Automating Scroll Exports With The REST Interface
This blogpost explains how to automatically obtain the latest PDF export files, Word documents, or any other supported export format using the Scroll Exporters' REST interface.Did you know that K15t's Scroll Exporters for Confluence are not only convenient for human users, but also for machines and for continuous integration?
Many of our customers have been using the Scroll Exporters successfully for a long time now. They export their Confluence content to beautifully styled MS Word documents with Scroll Office, publish their manuals to PDF documents with Scroll PDF Exporter, or create context-sensitive help with Scroll EclipseHelp Exporter.
Recently, we introduced Export Schemes that allow you to define all export settings at once, and access them with a single click when you export Confluence content.
But it seems that most people have yet to discover another great feature of the Scroll Exporter add-ons for Confluence: obtaining the most recent export automatically, simply by calling a certain URL.
Accessing the 'Hidden' Feature
I have to admit that this feature is a bit hard to find. After all, it's not something you'll need every day. But no matter which Scroll Exporter you use, it takes only two steps to get there:
- From Confluence's Tools menu, select any export format, e.g. Export to Word.
The Export to Word screen and all available default and custom export schemes are displayed.
- Select an export scheme and click Start Export.
The progress bar is shown until the Export Result page appears.
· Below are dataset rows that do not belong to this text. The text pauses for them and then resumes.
int ffn_engine_debug_flow_trace(ffn_engine* e, long long* out, int max_slots) {
  EngineLock lock_(e);
  if (!e || !out) return fail(FFN_ERR_ARG, "null argument");
  if (!e->flow_trace) return fail(FFN_ERR_ARG, "no flow trace on this engine (conv_variant 9)");
  if (max_slots < 0 || max_slots > e->flow_trace_slots)
    return fail(FFN_ERR_ARG, "max_slots must be 0..%d", e->flow_trace_slots);
  HIP_TRY(hipSetDevice(e->device));
  HIP_TRY(hipStreamSynchronize(e->stream));
  const size_t row = (size_t)kFlowTraceLayers * 8 * sizeof(long long);
  HIP_TRY(hipMemcpy(out, e->flow_trace, row * max_slots, hipMemcpyDeviceToHost));
  HIP_TRY(hipMemset(e->flow_trace, 0, row * e->flow_trace_slots));
  return FFN_OK;
}

int ffn_engine_debug_workgroups(ffn_engine* e, long long* out, int max_wgs) {
  EngineLock lock_(e);
  if (!e || !out) return fail(FFN_ERR_ARG, "null argument");
  if (max_wgs < 0 || max_wgs > kDbgMaxWgs)
    return fail(FFN_ERR_ARG, "max_wgs must be 0..%d", kDbgMaxWgs);
  HIP_TRY(hipSetDevice(e->device));
  HIP_TRY(hipStreamSynchronize(e->stream));
  HIP_TRY(hipMemcpy(out, e->d_dbg + 24, (size_t)4 * max_wgs * sizeof(long long),
                    hipMemcpyDeviceToHost));
  HIP_TRY(hipMemset(e->d_dbg + 24, 0, (size_t)4 * kDbgMaxWgs * sizeof(long long)));
  return FFN_OK;
}

int ffn_engine_debug_clocks(ffn_engine* e, long long* out24) {
  EngineLock lock_(e);
  if (!e || !out24) return fail(FFN_ERR_ARG, "null argument");
  HIP_TRY(hipSetDevice(e->device));
  HIP_TRY(hipStreamSynchronize(e->stream));
  HIP_TRY(hipMemcpy(out24, e->d_dbg, 24 * sizeof(long long), hipMemcpyDeviceToHost));
  return FFN_OK;
}

// ... 131 lines not shown
namespace {
int resolve_many_carry(ffn_engine* e, const ffn_canvas* only = nullptr);
}

void ffn_canvas_destroy(ffn_canvas* c) {
  if (c && c->engine) (void)resolve_many_carry(c->engine, c);
  EngineLock lock_(c ? c->engine : nullptr);
  if (!c) return;
  if (c->engine) {
    ffn_engine* e = c->engine;
    drop_spec(e);
    (void)hipSetDevice(e->device);
    (void)hipStreamSynchronize(e->stream);
    (void)hipStreamSynchronize(e->ustream);
    if (c->ev_util) (void)hipEventDestroy(c->ev_util);
    e->canvases.erase(std::remove(e->canvases.begin(), e->canvases.end(), c),
                      e->canvases.end());
    (void)hipFree(c->image);
    (void)hipFree(c->image_u8);
    (void)hipFree(c->image_lut);
    (void)hipFree(c->seed);
    (void)hipFree(c->seg);
    (void)hipFree(c->restrict_planes);
  }
  delete c;
}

And right in the middle of it, you'll notice a button called REST URL.
Wait, What's a REST URL?
Both Confluence and Scroll Exporters provide a second interface in addition to the well-known web user interface. The REST interface allows systems to interact with and automate certain activities by sending requests to the web server and handling incoming requests. In most cases, this is done via HTTP, the most commonly used web protocol.
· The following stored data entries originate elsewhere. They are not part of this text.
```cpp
template <typename pix_t, bool AB_LDS = false, bool SLIM = false, bool BLEND = true> struct TileStager {
    static constexpr int ES = (int)sizeof(pix_t);
    int w, h, deint, srow0, srow_step, scol0, pitchB;
    float maxv;
    gptr_t gA, gB;
    f2* plane;
    f2* abplane;
    bool second_pass;
    int ulds[kTileUnits];
    int ug[kTileUnits][3];
    unsigned ubias[kTileUnits];
    f4 ua[kTileUnits], ubmv[kTileUnits];
    Quad<pix_t> raw[kTileUnits][3];

    __device__ __forceinline__ void init(const EvalLogoDev* Lp, int pitch, float maxv_, f2* plane_, f2* abplane_ = nullptr)
    {
        abplane = abplane_;
        w = Lp->w; h = Lp->h; deint = Lp->deint;
        srow0 = Lp->imgy + Lp->row0; srow_step = Lp->row_step; scol0 = Lp->imgx;
        gA = (gptr_t)Lp->a; gB = (gptr_t)Lp->b;
        pitchB = pitch * ES; maxv = maxv_; plane = plane_;
        second_pass = false;
    }
    __device__ __forceinline__ void setup_units(const TileDesc& T, int lane)
    {
        second_pass = T.nrows * T.ncol4 > 64;
#pragma unroll
        for (int k = 0; k < kTileUnits; ++k) {
            const TileUnit U = tile_unit(T, lane + 64 * k, w);
            const bool blend = BLEND && deint && U.y > 0 && U.y < h - 1;
            ulds[k] = SLIM ? (U.lds | (blend ? (int)0x80000000 : 0)) : U.lds;
            if (!SLIM) ubias[k] = blend ? Quad<pix_t>::kBias : 0u;
            ug[k][1] = (srow0 + U.y * srow_step) * pitchB + (scol0 + U.xs) * ES;
            if (!SLIM) {
                ug[k][0] = blend ? ug[k][1] - pitchB : ug[k][1];
                ug[k][2] = blend ? ug[k][1] + pitchB : ug[k][1];
            }
            typedef f4 __attribute__((aligned(8))) f4a8;
            const f4 av = gld<f4a8>(gA, (unsigned)(U.y * w + U.xs) * 4u);
            const f4 bmv = gld<f4a8>(gB, (unsigned)(U.y * w + U.xs) * 4u) * maxv;
            if (AB_LDS) {
                f4* d = reinterpret_cast<f4*>(abplane + U.lds);
                d[0] = f4{av[0], bmv[0], av[1], bmv[1]};
                d[1] = f4{av[2], bmv[2], av[3], bmv[3]};
            } else {
                ua[k] = av; ubmv[k] = bmv;
            }
        }
    }
    __device__ __forceinline__ void request(const __amdgpu_buffer_rsrc_t frame)
    {
#pragma unroll
        for (int k = 0; k < kTileUnits; ++k) {
            if (!BLEND) {
                raw[k][1].load(frame, ug[k][1]);
            } else if (SLIM) {
                const int d = (ulds[k] >> 31) & pitchB;
                raw[k][0].load(frame, ug[k][1] - d);
                raw[k][1].load(frame, ug[k][1]);
                raw[k][2].load(frame, ug[k][1] + d);
            } else {
#pragma unroll
                for (int j = 0; j < 3; ++j) raw[k][j].load(frame, ug[k][j]);
            }
        }
    }
    __device__ __forceinline__ void convert_unit(int k)
    {
        float sv[4];
        const unsigned bias = SLIM ? ((unsigned)(ulds[k] >> 31) & Quad<pix_t>::kBias) : ubias[k];
        const int lds = SLIM ? (ulds[k] & 0x7FFFFFFF) : ulds[k];
        if (BLEND) Quad<pix_t>::blend(raw[k][0], raw[k][1], raw[k][2], bias, sv);
        else Quad<pix_t>::copy(raw[k][1], sv);
        f2* dst = plane + lds;
        if (AB_LDS) {
            const f4* c = reinterpret_cast<const f4*>(abplane + lds);
            const f4 c0 = c[0], c1 = c[1];
            reinterpret_cast<f4*>(dst)[0] = f4{sv[0], c0[0] * sv[0] + c0[1], sv[1], c0[2] * sv[1] + c0[3]};
            reinterpret_cast<f4*>(dst)[1] = f4{sv[2], c1[0] * sv[2] + c1[1], sv[3], c1[2] * sv[3] + c1[3]};
        } else {
            reinterpret_cast<f4*>(dst)[0] = f4{sv[0], ua[k][0] * sv[0] + ubmv[k][0], sv[1], ua[k][1] * sv[1] + ubmv[k][1]};
            reinterpret_cast<f4*>(dst)[1] = f4{sv[2], ua[k][2] * sv[2] + ubmv[k][2], sv[3], ua[k][3] * sv[3] + ubmv[k][3]};
        }
    }
    __device__ __forceinline__ void convert()
    {
        convert_unit(0);
        if (second_pass) {
#pragma unroll
            for (int k = 1; k < kTileUnits; ++k) convert_unit(k);
        }
    }
};

template <typename pix_t>
__device__ __forceinline__ __amdgpu_buffer_rsrc_t frame_rsrc(const void* Y, const int* frame_map, long long frame_stride, int frame)
{
    const int srcFrame = frame_map ? ((const_int_ptr)frame_map)[frame] : frame;
    const pix_t* src = reinterpret_cast<const pix_t*>(Y) + (long long)srcFrame * frame_stride;
    return __builtin_amdgcn_make_buffer_rsrc(const_cast<pix_t*>(src), 0, 0x7FFFFFFF, 0x00020000);
}

struct TilePixel {
    f2 Kp[13];
    unsigned w0;
    unsigned tp8;
    int ridx;
    bool act;
    unsigned slot8;
    unsigned slotbase8;
    __device__ __forceinline__ void load(const TileLogoDev* Xp, unsigned slot, const TileDesc& T, unsigned plane_base)
    {
        const gptr_t gK = (gptr_t)Xp->kp, gInfo = (gptr_t)Xp->sinfo;
        const unsigned nslots8 = (unsigned)Xp->nslots * 8u;
        const unsigned si = gld<unsigned>(gInfo, slot * 4u);
        w0 = plane_base + (si & 0xFFFu) * 8u;
        tp8 = (unsigned)T.tp * 8u;
        ridx = (int)((si >> 12) & 0xFFFu);
        act = (si >> 31) != 0;
        slot8 = slot * 8u;
        slotbase8 = __builtin_amdgcn_readfirstlane(slot8);
#pragma unroll
        for (int j = 0; j < 13; ++j) Kp[j] = gld<f2>(gK, (unsigned)j * nslots8 + slot8);
    }
    __device__ __forceinline__ void rows(unsigned (&wrow)[5]) const
    {
#pragma unroll
        for (int r = 0; r < 5; ++r) wrow[r] = w0 + (unsigned)r * tp8;
    }
};

__device__ __forceinline__ unsigned lds_address(const void* p)
{
    return (unsigned)(unsigned long long)(__attribute__((address_space(3))) const char*)p;
}

}

}
```

### amatsukaze_amd/csrc/eval_tiles.hpp

```cpp
#pragma once

#include <algorithm>
#include <cstdint>
#include <stdexcept>
#include <vector>

namespace amt {

#ifndef AMT_TILE_WAVES
#define AMT_TILE_WAVES 11
#endif
constexpr int kTileWaves = AMT_TILE_WAVES;
#ifndef AMT_TILE_G
#define AMT_TILE_G 8
#endif
constexpr int kTileMaxFrames = AMT_TILE_G;
constexpr int kTileLanes = 64;
constexpr int kTileBandPix = kTileWaves * kTileLanes;
constexpr int kTileCap = 512;
constexpr int kTileUnits = kTileCap / 4 / kTileLanes;

struct TileDesc {
    int x0, y0;
    int nrows, ncol4;
    int tp;
    int npix;
    int rcp;
    int pad;
};
struct TileBandDesc {
    int m0, npix;
};
#if defined(__HIPCC__)
#define AMT_TILE_HD __host__ __device__ inline __attribute__((always_inline))
#else
#define AMT_TILE_HD inline
#endif
struct TileUnit { int y, xs, lds; };
AMT_TILE_HD TileUnit tile_unit(const TileDesc& T, int u, int w)
{
    const int last = T.nrows * T.ncol4 - 1;
    u = u < last ? u : (last < 0 ? 0 : last);
    const int row = (u * T.rcp) >> 16;
    const int c4 = u - row * T.ncol4;
    const int x = T.x0 + 4 * c4;
    const int xs = x < w - 4 ? x : w - 4;
    return TileUnit{T.y0 + row, xs, row * T.tp + (xs - T.x0)};
}

constexpr int kXcds = 8;
struct WgMap { int logo, grp; };
AMT_TILE_HD WgMap wg_map_shared_rows(int bid, int nlogos, int ngroups)
{
#ifdef AMT_WG_PLAIN_MAP
    if (bid >= nlogos * ngroups) return WgMap{0, ngroups};
    return WgMap{bid / ngroups, bid % ngroups};
#endif
    (void)ngroups;
    const int x = bid & (kXcds - 1), r = bid >> 3;
    const int blk = r / nlogos;
    return WgMap{r - blk * nlogos, blk * kXcds + x};
}
inline long long wg_grid_shared_rows(long long ngroups, int nlogos) { return (ngroups + kXcds - 1) / kXcds * kXcds * nlogos; }

inline uint32_t tile_slot_info(int woff, int ridx, bool valid) { return (uint32_t)woff | ((uint32_t)ridx << 12) | (valid ? 0x80000000u : 0u); }

struct TilePlan {
    std::vector<TileBandDesc> bands;
    std::vector<TileDesc> tiles;
    std::vector<uint32_t> sinfo;
    std::vector<int> slot_pixel;
    int nslots() const { return (int)sinfo.size(); }
};

namespace tiles_detail {

struct Px { int x, y, m; };

inline int split_lanes(const std::vector<Px>& g, int x0, int y0, int tp, std::vector<uint8_t>* half)
{
    const int n = (int)g.size();
    int k[32] = {0};
    std::vector<int> bank(n);
    for (int i = 0; i < n; ++i) { bank[i] = ((g[i].y - 2 - y0) * tp + (g[i].x - 2 - x0)) & 31; ++k[bank[i]]; }
    for (int total = 2;; ++total)
        for (int ca = (total + 1) / 2; ca < total; ++ca) {
            const int cb = total - ca;
            int lo = 0, hi = 0;
            bool ok = true;
            for (int b = 0; b < 32; ++b) { ok = ok && k[b] <= total; lo += std::max(0, k[b] - cb); hi += std::min(k[b], ca); }
            const int smin = std::max(lo, n - 32), smax = std::min(hi, 32);
            if (!ok || smin > smax) continue;
            if (half) {
                int a[32], sum = 0;
                for (int b = 0; b < 32; ++b) { a[b] = std::max(0, k[b] - cb); sum += a[b]; }
                const int want = std::min(std::max((n + 1) / 2, smin), smax);
                for (bool moved = true; sum < want && moved;) {
                    moved = false;
                    for (int b = 0; b < 32 && sum < want; ++b)
                        if (a[b] < std::min(k[b], ca)) { ++a[b]; ++sum; moved = true; }
                }
                half->assign(n, 1);
                for (int i = 0; i < n; ++i)
                    if (a[bank[i]] > 0) { (*half)[i] = 0; --a[bank[i]]; }
            }
            return total;
        }
}

struct Geometry { int x0, y0, nrows, ncol4; };
inline Geometry bbox(const std::vector<Px>& g, size_t a, size_t b)
{
    int xmin = 1 << 30, xmax = -1, ymin = 1 << 30, ymax = -1;
    for (size_t i = a; i < b; ++i) {
        xmin = std::min(xmin, g[i].x); xmax = std::max(xmax, g[i].x);
        ymin = std::min(ymin, g[i].y); ymax = std::max(ymax, g[i].y);
    }
    Geometry G;
    G.x0 = (xmin - 2) & ~1;
    G.y0 = ymin - 2;
    G.nrows = ymax + 2 - G.y0 + 1;
    G.ncol4 = (xmax + 2 - G.x0 + 1 + 3) / 4;
    return G;
}
inline bool fits(const Geometry& G) { return G.nrows * G.ncol4 * 4 <= kTileCap && G.nrows * G.ncol4 <= kTileLanes * kTileUnits; }

}
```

The simplest request would be to access a URL and then obtain a result, which might be a web page, a Word document, or a PDF file. And this is where it starts to get interesting for our Scroll Exporters.
When you click on the REST URL button, you'll be shown an URL like this one:
Let's take a quick look at this web address that provides access to the Scroll Exporters REST interface:
This URL contains all of the settings that were defined during the previous export run:
- The selected custom or default export scheme to be used for publishing (defined via the exportSchemeId parameter)
- The Confluence page on which you started the export (rootPageId)
- Additional Scroll content management values to define the page's release version and content variant filter (defined by Scroll Versions) and the page content's language (defined by Scroll Translations).
Download the Latest Export In One Click
You can also provide the readers of your Confluence-based documentation with the REST URL as a hyperlink. Your colleagues and fellow Confluence users can then export the content by themselves – simply by clicking on this link.
In this example, the link has been placed within a Panel macro that is located in the right sidebar column of the Confluence page layout.
Nightly Builds of Your Documentation – Ready to Go
For all of us who practice Continuous Integration of their software, the Scroll Exporters' REST interface is a great help for consistently including the latest documentation in nightly builds. It's now really simple to trigger an automatic export of your documentation.
All you need to do is embed this REST URL provided by a Scroll Exporter into your build script via Wget, cURL, etc. And if your build environment needs to authenticate to Confluence and the Scroll Exporter's REST interface, you can also provide authentication within the URL or via HTTP basic authentication.
Please check out the Scroll Exporter support docs for more details, where you'll discover that it's possible to trigger an asynchronous export, too.
What's in it for the REST of Us?
Quite a lot! Even regular Confluence users and technical writers can benefit from the REST feature. If a colleague asks you for the latest documentation as a PDF, a Word document, or in any other Scroll Exporter output format, there's now an easy answer. Just send them the corresponding REST URL and they can get it themselves – any time, anywhere.
And you can finally have some rest, or spend your time doing more productive work. Isn't that great?